CF 59E Shortest Path(最短路)
文章目录
题目描述
给定一个包含 N 个点,M 条边的无向图,每条边的边权均为 1 。
再给定 K 个三元组(A,B,C),表示从 A 点走到 B 点后不能往 C 点走。注意三元组是有序的,如可以从 B 点走到 A 点再走到 C。
现在你要在 K 个三元组的限制下,找出 1 号点到 N 号点的最短路径,并输出任意一条合法路径,会有 Check 检查你的输出。
$N \le 3 \times 10^3$
$M \le 2 \times 10^4$
$K \le 1 \times 10^5$
简要做法
一个小 Trick,点边转换
然后正常跑最短路
参考代码
#include <stdio.h>
#include <queue>
#include <stdlib.h>
const int N = 3e3 + 5;
const int M = 4e4 + 5;
int n, m, k;
int head[N], num_edge;
int dis[N][N], pre[N][N];
int ans[M];
std::vector<std::pair<int, int>> f[N];
struct Node
{
int next, to;
} edge[M];
struct node
{
int u, v;
};
void add_edge(int u, int v) { edge[++num_edge] = Node{head[u], v}, head[u] = num_edge; }
int read()
{
int x = 0, f = 1;
char ch = getchar();
while ('0' > ch or ch > '9')
f = ch == '-' ? -1 : 1, ch = getchar();
while ('0' <= ch and ch <= '9')
x = x * 10 + ch - 48, ch = getchar();
return x * f;
}
bool judge(int x, int y, int z)
{
for (int i = 0, n = f[x].size(); i < n; i++)
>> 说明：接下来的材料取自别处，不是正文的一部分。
# TankMermaid/GraphAligner

Hardware: AMD Instinct MI355X
Metric: aligned Gbp/sec (whole node), 10kb ONT reads vs chr-scale GFA (higher is better)
Workload: dtype u64

## Files before the change

__graft_entry__.py:

```python
import os
import subprocess
import sys

ROOT = os.path.dirname(os.path.abspath(__file__))
CSRC = os.path.join(ROOT, "graphaligner_amd", "csrc")
PRODUCT_SO = os.path.join(ROOT, "graphaligner_amd", "libgraphaligner_amd.so")
HIPCC = os.environ.get("HIPCC", "/opt/rocm/bin/hipcc")


def _run(cmd):
    print("+", " ".join(cmd), file=sys.stderr, flush=True)
    subprocess.check_call(cmd, stdout=sys.stderr)


def _stale(target, sources):
    if not os.path.exists(target):
        return True
    t = os.path.getmtime(target)
    return any(os.path.getmtime(s) > t for s in sources)


def build_stamped():
    obj = os.path.join(ROOT, "build")
    os.makedirs(obj, exist_ok=True)
# ... 11 lines not shown

def _hipcc_device(flags, out):
    import json
    import re
    cmd = [HIPCC, "--offload-arch=gfx950", "-O3", "-std=c++17", "-fPIC", "-Wno-unused-value", "-Rpass-analysis=kernel-resource-usage"] + flags + \
          ["-c", os.path.join(CSRC, "ga_device.hip"), "-o", out]
    print("+", " ".join(cmd), file=sys.stderr, flush=True)
    p = subprocess.run(cmd, stdout=subprocess.PIPE, stderr=subprocess.PIPE, text=True)
    table, cur = {}, None
    rest = []
    for line in p.stderr.splitlines():
        m = re.search(r"remark:\s+(.*?) \[-Rpass-analysis=kernel-resource-usage\]", line)
        if not m:
            rest.append(line)
            continue
        key, _, val = m.group(1).partition(":")
        key, val = key.strip(), val.strip()
        if key == "Function Name":
            name = subprocess.run(["c++filt", val], stdout=subprocess.PIPE, text=True).stdout.strip() or val
            name = re.sub(r"^void |\(anonymous namespace\)::|\(.*$", "", name)
            cur = table.setdefault(name, {})
        elif cur is not None:
            cur[key] = val
    sys.stderr.write("\n".join(l for l in rest if "warning" in l or "error" in l) + ("\n" if rest else ""))
    if p.returncode != 0:
        sys.stderr.write(p.stderr)
        raise subprocess.CalledProcessError(p.returncode, cmd)
    os.makedirs(os.path.dirname(RESOURCES_JSON), exist_ok=True)
    json.dump(table, open(RESOURCES_JSON, "w"), indent=1)
    print("%-52s %5s %5s %8s %7s %7s %5s %7s" % ("kernel", "VGPR", "AGPR", "scratch", "vSpill", "sSpill", "occ", "LDS"), file=sys.stderr)
    for name, r in table.items():
        print("%-52s %5s %5s %8s %7s %7s %5s %7s" % (name, r.get("VGPRs"), r.get("AGPRs"), r.get("ScratchSize [bytes/lane]"), r.get("VGPRs Spill"), r.get("SGPRs Spill"),
                                                     r.get("Occupancy [waves/SIMD]"), r.get("LDS Size [bytes/block]")), file=sys.stderr)
    no_scratch = ("ga_lanes_kernel", "ga_wide_kernel", "ga_wide_sparse_kernel", "ga_plan_", "ga_eq_words_", "ga_ops_", "ga_pileup_")
    bad = [n for n, r in table.items() if n.startswith(no_scratch) and int(r.get("ScratchSize [bytes/lane]", "0")) != 0]
    bad += [n for n, r in table.items() if n.startswith(("ga_lanes_kernel<10, 64>", "ga_plan_", "ga_eq_words_", "ga_ops_", "ga_pileup_")) and int(r.get("VGPRs Spill", "0")) != 0]
    if bad:
        raise RuntimeError("kernel resource check failed (private segment in a lanes = reads, state-in-HBM, plan or match-word kernel / vector "
                           "spills in <10,64>, a plan or a match-word kernel): %s" % ", ".join(bad))
    return table


def build_product(force=False):
    srcs = [os.path.join(CSRC, f) for f in os.listdir(CSRC)] + [os.path.join(ROOT, "include", "graphaligner_amd.h")]
    if not force and (os.environ.get("GA_SKIP_BUILD") == "1" or not _stale(PRODUCT_SO, srcs)) and os.path.exists(PRODUCT_SO):
        return
    obj = os.path.join(ROOT, "build")
    os.makedirs(obj, exist_ok=True)
    _run(["g++", "-std=c++17", "-O2", "-g", "-fPIC", "-ffp-contract=off", "-Wall", "-c", os.path.join(CSRC, "ga_host.cpp"), "-o", os.path.join(obj, "ga_host.o")])
    _run(["g++", "-std=c++17", "-O2", "-g", "-fPIC", "-Wall", "-c", os.path.join(CSRC, "ga_vgio.cpp"), "-o", os.path.join(obj, "ga_vgio.o")])
    _run(["g++", "-std=c++17", "-O2", "-g", "-fPIC", "-Wall", "-c", os.path.join(CSRC, "ga_seed_host.cpp"), "-o", os.path.join(obj, "ga_seed_host.o")])
    _hipcc_device(["-DGA_WAVES_EU=%s" % os.environ.get("GA_WAVES_EU", "6")], os.path.join(obj, "ga_device.o"))
    _run([HIPCC, "--offload-arch=gfx950", "-shared", "-pthread", "-o", PRODUCT_SO, os.path.join(obj, "ga_host.o"), os.path.join(obj, "ga_vgio.o"), os.path.join(obj, "ga_seed_host.o"), os.path.join(obj, "ga_device.o"), "-lz"])


def build():
    build_product()
    _run(["make", "-s", "-C", os.path.join(ROOT, "oracle")])
    _run(["make", "-s", "-C", os.path.join(ROOT, "tests", "emul")])
    _run(["make", "-s", "-C", os.path.join(ROOT, "tests", "emul"), "-f", "pileup.mk"])
    _run(["make", "-s", "-C", os.path.join(ROOT, "tests", "native")])
    sys.path.insert(0, ROOT)
    import graphaligner_amd
    from graphaligner_amd import binding
    binding.load()


# ... 21 lines not shown
```

graphaligner_amd/csrc/ga_device.hip:

```cpp
#include <hip/hip_runtime.h>

#include <algorithm>
#include <cstdio>
#include <cstdlib>
#include <cstring>
#include <memory>
#include <mutex>
#include <vector>

#include "../../include/graphaligner_amd.h"
#include "ga_backend.h"
#include "ga_kernel.h"
#include "ga_ladder.h"
#include "ga_lanes.h"
#include "ga_seed_dev.h"
#include "ga_plan.h"
#include "ga_ops.h"
#include "ga_pileup.h"

namespace {

#define HIP_OK(call) do { hipError_t e_ = (call); if (e_ != hipSuccess) { fprintf(stderr, "graphaligner_amd: %s failed: %s\n", #call, hipGetErrorString(e_)); return GA_E_DEVICE; } } while (0)

struct SlotLayout
// ... 77 lines not shown
		uint32_t job = L.job_list ? L.job_list[k] : k;
		gak::run_job<kWideNodes, true, false>(L, ws, slot, job);
		__syncthreads();
	}
}

__global__ void __launch_bounds__(64) ga_wide_sparse_kernel(GaLaunch L)
{
	const SlotLayout lay = slotLayout(L.cap_cols, L.max_slices, L.arena_words, L.trace_cap, L.sparse_bw, sizeof(gak::WaveState<kWideNodes>), kWideNodes);
	uint8_t* base = L.scratch + (uint64_t)blockIdx.x * L.slot_bytes;
	gak::WaveState<kWideNodes>& ws = *(gak::WaveState<kWideNodes>*)(base + lay.state);
	gak::Slot slot;
	slot.end_prev = (uint32_t*)(base + lay.endPrev);
	slot.end_cur = (uint32_t*)(base + lay.endCur);
	slot.slice_off = (uint32_t*)(base + lay.sliceOff);
	slot.arena = (uint32_t*)(base + lay.arena);
	slot.trace = base + lay.trace;
	slot.slice_flags = base + lay.flags;
	slot.ckpt = (uint32_t*)(base + lay.ckpt);
	slot.below_off = (uint32_t*)(base + lay.belowOff);
	slot.sparse = base + lay.sparse;
	slot.ovr = (uint32_t*)(base + lay.ovr);
	slot.sparse_max_bw = L.sparse_bw;
	while (true)
	{
		uint32_t k = gaw::wave_atomic_add(L.next_job, 1u);
		if (k >= L.n_jobs) break;
		uint32_t job = L.job_list ? L.job_list[k] : k;
		gak::run_job<kWideNodes, true, true>(L, ws, slot, job);
		__syncthreads();
	}
}
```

if (f[x][i].first == y and f[x][i].second == z)
return false;
return true;
}
void print(int last)
{
printf("%d\n1 ", dis[last][n]);
int cnt = 0;
for (int u = n, tmp; u != 1; tmp = last, last = pre[last][u], u = tmp)
ans[++cnt] = u;
for (int i = cnt; i; i--)
printf("%d ", ans[i]);
}
void bfs()
{
std::queue<node> Q;
Q.push(node{0, 1});
while (!Q.empty())
{
int last = Q.front().u, u = Q.front().v;
Q.pop();
if (u == n)
print(last), exit(0);
for (int i = head[u]; i; i = edge[i].next)
{
int v = edge[i].to;
if (judge(last, u, v) and !dis[u][v])
pre[u][v] = last,
dis[u][v] = dis[last][u] + 1,
Q.push(node{u, v});
}
}
}
int main()
{
n = read(), m = read(), k = read();
for (int i = 1, u, v; i <= m; i++)
u = read(), v = read(), add_edge(u, v), add_edge(v, u);
for (int i = 1, x, y, z; i <= k; i++)
x = read(), y = read(), z = read(), f[x].push_back(std::make_pair(y, z));
bfs();
puts("-1");
return 0;
}